#### Task details:
Across the entries that follow, count each line holding "main" and state the total alone.

───── Input

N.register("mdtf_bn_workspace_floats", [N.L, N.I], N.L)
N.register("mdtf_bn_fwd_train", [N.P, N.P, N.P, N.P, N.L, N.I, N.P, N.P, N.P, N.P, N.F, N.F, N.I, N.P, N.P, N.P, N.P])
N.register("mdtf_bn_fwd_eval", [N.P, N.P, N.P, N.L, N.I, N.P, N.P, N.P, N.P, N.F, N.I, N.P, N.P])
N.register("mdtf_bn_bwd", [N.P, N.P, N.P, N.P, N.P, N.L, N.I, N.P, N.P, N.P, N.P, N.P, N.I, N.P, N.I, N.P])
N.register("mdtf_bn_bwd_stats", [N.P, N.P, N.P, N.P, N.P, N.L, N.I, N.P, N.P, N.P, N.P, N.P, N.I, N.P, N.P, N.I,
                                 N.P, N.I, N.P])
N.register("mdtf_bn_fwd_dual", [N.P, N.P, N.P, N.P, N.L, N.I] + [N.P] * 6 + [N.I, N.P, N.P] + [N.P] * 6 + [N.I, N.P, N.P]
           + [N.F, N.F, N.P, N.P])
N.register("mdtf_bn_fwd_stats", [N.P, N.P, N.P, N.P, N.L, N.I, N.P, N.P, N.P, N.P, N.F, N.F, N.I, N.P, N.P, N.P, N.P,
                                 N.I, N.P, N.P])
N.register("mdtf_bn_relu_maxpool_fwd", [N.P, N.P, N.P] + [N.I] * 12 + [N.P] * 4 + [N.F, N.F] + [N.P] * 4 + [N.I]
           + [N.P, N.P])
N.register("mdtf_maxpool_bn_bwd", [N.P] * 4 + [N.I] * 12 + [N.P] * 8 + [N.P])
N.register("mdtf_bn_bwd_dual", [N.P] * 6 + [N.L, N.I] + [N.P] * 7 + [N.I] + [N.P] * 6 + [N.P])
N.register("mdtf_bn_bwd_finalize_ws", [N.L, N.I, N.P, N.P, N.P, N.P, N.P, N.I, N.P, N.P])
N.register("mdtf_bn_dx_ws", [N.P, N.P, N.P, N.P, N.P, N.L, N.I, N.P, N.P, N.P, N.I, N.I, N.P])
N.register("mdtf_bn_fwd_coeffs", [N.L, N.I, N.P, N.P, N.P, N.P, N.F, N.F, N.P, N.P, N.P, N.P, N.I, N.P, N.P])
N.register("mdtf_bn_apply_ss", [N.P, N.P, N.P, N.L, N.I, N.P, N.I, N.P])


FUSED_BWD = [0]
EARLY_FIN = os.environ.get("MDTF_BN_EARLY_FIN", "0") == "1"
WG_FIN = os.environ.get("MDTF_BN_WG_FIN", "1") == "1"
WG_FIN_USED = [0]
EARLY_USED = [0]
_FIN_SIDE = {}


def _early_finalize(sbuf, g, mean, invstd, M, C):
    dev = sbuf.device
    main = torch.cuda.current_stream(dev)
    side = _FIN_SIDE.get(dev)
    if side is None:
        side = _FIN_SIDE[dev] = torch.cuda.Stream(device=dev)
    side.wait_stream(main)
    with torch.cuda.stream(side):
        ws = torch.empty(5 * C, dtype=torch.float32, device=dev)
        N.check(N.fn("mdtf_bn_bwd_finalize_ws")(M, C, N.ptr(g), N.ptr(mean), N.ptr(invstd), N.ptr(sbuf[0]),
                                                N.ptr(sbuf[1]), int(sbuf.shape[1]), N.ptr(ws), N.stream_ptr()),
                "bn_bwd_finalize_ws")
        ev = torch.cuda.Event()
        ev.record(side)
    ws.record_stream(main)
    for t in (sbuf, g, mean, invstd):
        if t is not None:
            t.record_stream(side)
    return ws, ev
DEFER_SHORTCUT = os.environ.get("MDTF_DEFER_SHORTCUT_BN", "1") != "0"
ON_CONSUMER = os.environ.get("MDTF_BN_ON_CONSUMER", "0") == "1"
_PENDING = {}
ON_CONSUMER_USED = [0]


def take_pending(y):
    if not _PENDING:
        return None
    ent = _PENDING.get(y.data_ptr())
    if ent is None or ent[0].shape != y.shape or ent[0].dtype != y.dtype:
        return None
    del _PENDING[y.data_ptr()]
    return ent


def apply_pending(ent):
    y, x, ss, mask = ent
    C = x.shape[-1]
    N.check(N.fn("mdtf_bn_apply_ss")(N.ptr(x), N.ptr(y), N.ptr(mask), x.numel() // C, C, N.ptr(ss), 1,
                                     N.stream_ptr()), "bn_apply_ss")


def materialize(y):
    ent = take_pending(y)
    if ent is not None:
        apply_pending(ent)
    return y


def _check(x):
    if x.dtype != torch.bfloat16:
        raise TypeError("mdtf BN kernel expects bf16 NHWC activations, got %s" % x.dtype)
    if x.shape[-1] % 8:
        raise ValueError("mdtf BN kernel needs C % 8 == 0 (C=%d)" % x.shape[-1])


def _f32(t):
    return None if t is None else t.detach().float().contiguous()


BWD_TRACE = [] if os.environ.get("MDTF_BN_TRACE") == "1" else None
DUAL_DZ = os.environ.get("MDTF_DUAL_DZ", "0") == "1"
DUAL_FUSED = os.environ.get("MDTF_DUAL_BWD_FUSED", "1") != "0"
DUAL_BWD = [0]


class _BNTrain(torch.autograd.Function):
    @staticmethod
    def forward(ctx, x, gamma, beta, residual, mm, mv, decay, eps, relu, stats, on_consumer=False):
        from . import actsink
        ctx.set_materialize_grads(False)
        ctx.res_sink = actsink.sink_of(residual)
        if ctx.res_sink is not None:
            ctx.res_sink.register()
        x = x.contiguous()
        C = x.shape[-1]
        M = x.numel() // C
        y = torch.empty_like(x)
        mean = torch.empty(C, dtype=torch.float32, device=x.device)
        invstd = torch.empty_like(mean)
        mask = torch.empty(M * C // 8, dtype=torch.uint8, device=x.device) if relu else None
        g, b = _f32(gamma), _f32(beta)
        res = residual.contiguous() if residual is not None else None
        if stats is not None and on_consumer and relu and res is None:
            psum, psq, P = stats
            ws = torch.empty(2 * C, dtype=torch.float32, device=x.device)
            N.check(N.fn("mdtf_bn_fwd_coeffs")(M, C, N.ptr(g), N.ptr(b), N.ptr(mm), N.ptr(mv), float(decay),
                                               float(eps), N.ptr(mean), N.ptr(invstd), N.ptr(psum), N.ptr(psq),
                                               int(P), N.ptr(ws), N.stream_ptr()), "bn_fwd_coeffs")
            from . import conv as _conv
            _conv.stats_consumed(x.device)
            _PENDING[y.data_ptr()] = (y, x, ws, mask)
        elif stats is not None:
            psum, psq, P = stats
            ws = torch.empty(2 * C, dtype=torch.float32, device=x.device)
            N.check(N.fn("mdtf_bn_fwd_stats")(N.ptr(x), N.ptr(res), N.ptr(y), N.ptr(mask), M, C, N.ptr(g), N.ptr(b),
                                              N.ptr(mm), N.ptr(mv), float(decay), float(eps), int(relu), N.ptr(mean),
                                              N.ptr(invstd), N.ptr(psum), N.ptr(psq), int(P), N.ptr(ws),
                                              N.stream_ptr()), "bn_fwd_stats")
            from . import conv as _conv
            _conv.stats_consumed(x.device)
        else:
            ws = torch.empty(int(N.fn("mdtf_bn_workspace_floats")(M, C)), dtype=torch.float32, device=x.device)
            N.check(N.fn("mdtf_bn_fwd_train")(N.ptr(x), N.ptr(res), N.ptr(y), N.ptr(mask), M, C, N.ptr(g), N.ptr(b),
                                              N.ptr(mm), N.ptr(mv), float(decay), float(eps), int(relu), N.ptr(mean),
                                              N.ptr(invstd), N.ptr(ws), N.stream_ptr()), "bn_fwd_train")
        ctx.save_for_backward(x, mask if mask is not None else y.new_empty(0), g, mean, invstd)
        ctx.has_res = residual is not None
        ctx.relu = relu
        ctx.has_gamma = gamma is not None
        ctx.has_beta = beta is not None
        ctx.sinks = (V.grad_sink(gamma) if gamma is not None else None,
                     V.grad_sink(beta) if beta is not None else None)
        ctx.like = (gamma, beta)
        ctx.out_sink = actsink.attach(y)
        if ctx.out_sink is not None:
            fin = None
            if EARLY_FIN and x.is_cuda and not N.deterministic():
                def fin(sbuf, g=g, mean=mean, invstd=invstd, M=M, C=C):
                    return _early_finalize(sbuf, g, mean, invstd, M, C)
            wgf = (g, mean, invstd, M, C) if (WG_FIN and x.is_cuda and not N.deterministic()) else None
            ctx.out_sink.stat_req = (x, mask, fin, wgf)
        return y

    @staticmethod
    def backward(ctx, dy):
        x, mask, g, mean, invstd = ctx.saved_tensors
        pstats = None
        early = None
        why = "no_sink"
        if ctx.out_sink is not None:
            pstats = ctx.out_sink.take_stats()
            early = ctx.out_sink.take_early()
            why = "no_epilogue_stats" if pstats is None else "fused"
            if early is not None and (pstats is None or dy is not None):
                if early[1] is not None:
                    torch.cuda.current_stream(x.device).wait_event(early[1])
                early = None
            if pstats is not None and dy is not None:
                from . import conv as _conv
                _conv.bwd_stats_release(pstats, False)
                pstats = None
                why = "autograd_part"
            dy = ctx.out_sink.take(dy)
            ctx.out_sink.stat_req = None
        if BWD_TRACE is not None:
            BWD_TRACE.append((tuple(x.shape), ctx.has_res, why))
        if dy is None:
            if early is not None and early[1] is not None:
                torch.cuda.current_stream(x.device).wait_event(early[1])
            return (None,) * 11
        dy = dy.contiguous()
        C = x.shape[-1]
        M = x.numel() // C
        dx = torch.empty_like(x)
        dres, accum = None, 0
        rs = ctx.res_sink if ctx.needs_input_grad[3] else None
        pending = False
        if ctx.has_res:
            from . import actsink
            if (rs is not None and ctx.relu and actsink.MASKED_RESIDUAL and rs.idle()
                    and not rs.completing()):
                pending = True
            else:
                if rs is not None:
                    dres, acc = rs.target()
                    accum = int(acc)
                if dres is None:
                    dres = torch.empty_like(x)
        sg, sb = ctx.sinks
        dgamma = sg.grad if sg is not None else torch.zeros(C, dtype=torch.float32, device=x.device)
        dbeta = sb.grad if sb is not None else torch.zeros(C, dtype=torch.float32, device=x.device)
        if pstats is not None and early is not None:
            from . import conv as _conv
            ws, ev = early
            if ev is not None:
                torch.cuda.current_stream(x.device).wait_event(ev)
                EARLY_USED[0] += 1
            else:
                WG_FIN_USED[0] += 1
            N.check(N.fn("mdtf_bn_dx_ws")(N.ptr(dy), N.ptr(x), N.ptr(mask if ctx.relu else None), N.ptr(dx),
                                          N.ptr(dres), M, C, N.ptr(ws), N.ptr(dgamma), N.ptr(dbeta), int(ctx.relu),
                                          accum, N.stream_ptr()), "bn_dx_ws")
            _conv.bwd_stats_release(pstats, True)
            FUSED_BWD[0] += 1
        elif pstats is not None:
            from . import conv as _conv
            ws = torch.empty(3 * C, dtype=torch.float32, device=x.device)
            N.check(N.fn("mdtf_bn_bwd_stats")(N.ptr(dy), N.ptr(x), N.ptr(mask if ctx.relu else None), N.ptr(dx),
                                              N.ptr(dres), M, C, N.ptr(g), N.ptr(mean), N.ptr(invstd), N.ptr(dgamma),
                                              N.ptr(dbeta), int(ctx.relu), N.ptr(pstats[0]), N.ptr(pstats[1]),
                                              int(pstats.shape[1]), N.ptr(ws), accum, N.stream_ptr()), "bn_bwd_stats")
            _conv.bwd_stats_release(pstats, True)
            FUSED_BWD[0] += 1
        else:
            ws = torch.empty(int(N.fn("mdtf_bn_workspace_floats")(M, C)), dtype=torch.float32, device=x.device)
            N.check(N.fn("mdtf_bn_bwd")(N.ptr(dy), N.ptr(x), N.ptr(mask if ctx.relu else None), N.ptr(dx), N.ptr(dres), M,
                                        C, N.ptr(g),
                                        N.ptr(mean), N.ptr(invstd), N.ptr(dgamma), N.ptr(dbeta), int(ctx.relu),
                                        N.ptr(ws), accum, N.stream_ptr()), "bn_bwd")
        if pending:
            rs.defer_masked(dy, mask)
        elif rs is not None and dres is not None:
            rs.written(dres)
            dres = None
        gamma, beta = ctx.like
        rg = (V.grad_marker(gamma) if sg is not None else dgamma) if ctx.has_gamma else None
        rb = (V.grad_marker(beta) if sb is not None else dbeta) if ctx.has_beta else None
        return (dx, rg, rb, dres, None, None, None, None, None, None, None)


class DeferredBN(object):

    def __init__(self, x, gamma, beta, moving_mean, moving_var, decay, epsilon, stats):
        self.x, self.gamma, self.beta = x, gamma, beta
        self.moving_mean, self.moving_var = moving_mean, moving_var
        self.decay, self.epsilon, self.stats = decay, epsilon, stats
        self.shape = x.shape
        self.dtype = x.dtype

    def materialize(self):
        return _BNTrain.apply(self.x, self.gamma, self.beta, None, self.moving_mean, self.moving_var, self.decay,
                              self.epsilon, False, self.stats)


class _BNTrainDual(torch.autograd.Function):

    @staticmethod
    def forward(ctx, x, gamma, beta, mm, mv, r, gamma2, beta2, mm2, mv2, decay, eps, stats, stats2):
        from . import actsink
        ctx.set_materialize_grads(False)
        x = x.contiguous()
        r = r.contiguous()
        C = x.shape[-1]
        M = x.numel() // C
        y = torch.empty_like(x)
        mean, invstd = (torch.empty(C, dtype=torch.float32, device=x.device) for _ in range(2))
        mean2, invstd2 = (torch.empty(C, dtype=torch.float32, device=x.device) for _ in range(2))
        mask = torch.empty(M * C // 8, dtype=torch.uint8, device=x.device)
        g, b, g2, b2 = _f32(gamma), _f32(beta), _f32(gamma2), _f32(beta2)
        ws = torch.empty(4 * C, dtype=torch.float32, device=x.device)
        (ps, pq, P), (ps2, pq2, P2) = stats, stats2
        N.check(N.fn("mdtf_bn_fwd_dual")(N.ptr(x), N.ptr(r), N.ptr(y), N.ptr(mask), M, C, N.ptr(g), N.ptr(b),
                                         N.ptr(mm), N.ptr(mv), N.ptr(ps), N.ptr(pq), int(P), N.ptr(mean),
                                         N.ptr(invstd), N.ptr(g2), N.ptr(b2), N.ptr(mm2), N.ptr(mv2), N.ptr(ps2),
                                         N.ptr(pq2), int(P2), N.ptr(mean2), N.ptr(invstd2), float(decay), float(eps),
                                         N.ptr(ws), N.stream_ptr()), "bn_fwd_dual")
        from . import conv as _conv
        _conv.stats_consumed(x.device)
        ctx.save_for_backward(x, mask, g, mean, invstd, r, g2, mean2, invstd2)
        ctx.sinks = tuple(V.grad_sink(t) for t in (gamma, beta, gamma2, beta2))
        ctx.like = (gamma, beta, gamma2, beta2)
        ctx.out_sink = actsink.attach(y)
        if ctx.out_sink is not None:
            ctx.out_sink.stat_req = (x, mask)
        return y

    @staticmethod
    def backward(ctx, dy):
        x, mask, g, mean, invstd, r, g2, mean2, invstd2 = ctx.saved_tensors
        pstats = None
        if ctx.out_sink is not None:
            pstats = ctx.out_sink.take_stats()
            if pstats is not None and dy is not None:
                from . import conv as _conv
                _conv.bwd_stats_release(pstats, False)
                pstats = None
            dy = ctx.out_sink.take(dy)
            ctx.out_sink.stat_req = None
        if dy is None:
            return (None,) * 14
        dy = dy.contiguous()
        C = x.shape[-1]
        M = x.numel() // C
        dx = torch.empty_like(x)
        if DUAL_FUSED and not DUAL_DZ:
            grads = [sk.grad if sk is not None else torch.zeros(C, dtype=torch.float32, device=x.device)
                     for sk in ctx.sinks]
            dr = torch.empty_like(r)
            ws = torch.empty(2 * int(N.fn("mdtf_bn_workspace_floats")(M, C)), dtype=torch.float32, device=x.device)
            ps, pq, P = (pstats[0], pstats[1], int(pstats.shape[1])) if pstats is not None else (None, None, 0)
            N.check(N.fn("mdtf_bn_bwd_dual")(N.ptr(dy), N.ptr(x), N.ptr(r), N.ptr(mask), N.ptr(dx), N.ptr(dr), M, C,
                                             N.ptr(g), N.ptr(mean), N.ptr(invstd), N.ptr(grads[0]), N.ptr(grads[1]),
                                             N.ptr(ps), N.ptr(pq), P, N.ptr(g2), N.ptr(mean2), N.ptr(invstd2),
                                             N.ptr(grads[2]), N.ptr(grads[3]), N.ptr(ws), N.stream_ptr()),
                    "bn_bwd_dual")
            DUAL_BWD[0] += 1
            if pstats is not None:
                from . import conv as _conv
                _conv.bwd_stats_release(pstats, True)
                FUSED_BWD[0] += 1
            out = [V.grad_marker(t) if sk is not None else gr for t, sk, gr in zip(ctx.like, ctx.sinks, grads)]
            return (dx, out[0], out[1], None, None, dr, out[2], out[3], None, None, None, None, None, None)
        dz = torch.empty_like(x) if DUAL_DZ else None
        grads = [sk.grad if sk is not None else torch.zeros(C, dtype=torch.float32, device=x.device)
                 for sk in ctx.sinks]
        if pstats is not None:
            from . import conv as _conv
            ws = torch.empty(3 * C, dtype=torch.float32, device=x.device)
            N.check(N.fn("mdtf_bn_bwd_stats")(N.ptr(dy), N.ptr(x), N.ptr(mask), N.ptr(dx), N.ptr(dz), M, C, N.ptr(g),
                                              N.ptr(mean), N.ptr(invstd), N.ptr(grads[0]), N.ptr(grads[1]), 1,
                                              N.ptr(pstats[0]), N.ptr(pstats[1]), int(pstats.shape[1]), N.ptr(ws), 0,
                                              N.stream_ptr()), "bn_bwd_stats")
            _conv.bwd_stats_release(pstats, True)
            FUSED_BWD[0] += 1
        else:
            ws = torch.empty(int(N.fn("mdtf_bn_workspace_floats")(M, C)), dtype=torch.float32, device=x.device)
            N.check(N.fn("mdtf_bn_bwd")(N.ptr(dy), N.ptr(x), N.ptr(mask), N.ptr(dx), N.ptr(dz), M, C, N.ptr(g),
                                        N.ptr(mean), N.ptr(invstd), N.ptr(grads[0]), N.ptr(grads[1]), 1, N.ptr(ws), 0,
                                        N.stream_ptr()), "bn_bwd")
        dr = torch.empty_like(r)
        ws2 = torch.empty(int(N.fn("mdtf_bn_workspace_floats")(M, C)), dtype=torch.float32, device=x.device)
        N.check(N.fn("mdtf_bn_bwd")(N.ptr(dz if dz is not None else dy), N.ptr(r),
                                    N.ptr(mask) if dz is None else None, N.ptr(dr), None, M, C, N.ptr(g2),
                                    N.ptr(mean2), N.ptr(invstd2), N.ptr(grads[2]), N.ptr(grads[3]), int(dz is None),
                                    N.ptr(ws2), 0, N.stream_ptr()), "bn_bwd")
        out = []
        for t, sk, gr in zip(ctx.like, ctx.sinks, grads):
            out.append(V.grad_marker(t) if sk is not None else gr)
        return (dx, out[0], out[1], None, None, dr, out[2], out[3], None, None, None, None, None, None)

──────────
───── Input

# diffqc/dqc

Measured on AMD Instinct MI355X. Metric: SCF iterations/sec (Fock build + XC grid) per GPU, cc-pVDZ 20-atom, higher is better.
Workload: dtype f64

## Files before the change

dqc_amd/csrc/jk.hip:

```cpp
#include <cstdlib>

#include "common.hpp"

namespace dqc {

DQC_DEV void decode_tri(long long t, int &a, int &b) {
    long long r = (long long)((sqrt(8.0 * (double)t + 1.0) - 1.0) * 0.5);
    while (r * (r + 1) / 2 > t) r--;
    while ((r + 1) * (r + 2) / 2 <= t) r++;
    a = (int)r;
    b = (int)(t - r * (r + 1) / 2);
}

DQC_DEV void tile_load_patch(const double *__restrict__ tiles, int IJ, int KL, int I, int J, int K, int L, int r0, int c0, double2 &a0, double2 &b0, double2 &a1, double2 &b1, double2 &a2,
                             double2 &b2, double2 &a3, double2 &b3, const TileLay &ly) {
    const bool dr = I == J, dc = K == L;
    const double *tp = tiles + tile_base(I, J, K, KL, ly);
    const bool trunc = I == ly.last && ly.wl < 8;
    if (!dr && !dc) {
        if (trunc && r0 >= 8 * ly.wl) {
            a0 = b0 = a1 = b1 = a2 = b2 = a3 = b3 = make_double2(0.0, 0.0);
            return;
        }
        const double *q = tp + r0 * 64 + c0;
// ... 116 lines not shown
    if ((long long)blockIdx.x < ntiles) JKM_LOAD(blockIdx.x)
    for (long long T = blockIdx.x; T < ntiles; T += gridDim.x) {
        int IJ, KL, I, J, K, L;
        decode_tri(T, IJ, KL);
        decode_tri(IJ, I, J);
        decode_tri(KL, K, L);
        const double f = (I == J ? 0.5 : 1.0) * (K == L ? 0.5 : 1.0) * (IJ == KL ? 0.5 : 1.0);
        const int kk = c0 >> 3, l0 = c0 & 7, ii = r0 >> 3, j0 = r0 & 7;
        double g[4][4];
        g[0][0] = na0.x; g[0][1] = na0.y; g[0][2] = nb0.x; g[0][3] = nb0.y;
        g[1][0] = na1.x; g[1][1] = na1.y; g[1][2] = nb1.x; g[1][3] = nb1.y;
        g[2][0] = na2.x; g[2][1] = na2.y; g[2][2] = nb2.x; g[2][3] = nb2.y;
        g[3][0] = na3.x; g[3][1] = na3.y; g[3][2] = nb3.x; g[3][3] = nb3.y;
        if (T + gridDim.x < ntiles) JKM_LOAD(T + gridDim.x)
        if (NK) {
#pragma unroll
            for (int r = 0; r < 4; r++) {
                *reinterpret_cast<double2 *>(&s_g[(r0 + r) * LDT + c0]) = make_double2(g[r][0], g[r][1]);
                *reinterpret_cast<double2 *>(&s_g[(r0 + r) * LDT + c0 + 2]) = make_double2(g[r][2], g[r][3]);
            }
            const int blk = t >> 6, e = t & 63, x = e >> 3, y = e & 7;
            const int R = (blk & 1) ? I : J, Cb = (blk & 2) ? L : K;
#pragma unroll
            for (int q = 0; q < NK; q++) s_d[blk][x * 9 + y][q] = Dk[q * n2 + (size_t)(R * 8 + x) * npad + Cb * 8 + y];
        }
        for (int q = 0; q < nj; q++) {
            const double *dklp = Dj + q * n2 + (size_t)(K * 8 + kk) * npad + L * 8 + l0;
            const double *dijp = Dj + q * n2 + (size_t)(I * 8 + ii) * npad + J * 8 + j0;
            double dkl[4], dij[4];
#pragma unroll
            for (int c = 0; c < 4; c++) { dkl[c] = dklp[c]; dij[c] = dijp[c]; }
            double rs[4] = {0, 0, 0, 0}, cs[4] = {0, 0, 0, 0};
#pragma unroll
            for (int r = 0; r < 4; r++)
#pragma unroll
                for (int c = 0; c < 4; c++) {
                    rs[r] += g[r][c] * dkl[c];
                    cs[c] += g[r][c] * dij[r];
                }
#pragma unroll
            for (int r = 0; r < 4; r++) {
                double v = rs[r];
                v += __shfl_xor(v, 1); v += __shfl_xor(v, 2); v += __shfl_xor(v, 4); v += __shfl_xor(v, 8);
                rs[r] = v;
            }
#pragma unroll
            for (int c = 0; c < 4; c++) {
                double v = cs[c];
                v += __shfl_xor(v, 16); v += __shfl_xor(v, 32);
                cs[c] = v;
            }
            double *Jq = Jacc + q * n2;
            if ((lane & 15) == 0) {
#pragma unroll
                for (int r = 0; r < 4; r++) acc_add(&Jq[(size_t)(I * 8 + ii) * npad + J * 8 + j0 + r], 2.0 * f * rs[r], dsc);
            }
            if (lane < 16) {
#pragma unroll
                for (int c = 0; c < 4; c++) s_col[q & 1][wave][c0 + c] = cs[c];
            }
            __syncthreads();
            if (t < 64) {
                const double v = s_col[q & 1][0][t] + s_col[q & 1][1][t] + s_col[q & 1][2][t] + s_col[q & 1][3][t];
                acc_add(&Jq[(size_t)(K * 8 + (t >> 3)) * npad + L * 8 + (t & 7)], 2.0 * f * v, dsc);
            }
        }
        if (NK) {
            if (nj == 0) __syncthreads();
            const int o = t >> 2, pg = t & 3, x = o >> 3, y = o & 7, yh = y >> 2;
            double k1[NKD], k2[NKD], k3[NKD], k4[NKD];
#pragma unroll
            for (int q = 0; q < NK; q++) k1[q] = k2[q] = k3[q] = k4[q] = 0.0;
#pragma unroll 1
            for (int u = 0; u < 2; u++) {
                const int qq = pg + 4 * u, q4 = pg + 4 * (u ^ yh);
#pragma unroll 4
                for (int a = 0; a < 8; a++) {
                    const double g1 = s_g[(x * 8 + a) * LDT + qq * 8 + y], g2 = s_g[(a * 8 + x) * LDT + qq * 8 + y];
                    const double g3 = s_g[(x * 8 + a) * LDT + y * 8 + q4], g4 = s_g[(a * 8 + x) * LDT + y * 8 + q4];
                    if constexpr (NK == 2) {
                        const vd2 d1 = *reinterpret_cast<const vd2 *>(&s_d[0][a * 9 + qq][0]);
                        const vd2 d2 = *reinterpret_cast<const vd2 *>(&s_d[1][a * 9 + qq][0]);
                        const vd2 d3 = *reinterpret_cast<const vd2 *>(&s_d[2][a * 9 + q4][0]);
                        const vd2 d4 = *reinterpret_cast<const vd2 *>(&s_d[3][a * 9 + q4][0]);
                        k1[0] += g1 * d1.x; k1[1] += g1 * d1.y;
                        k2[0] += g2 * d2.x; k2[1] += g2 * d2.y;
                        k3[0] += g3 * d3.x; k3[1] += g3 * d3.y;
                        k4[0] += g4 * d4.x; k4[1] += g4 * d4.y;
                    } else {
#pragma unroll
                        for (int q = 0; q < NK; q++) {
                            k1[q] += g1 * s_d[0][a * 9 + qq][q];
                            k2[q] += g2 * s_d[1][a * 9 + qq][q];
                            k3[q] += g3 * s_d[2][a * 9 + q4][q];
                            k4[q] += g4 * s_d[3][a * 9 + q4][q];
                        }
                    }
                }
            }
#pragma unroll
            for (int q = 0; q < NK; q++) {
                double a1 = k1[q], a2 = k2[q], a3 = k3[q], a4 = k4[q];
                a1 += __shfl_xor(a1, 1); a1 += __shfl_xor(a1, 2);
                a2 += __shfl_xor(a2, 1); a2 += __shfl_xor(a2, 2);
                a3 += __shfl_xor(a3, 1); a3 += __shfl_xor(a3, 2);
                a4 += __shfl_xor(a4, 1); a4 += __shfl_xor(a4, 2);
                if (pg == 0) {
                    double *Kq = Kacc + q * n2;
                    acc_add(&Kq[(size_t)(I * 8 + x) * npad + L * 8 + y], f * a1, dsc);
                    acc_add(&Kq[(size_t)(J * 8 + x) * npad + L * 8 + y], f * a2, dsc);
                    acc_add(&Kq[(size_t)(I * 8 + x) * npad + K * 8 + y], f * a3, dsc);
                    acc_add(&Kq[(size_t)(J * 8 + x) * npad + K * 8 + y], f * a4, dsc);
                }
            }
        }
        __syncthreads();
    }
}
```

──────────

#### Answer space:
3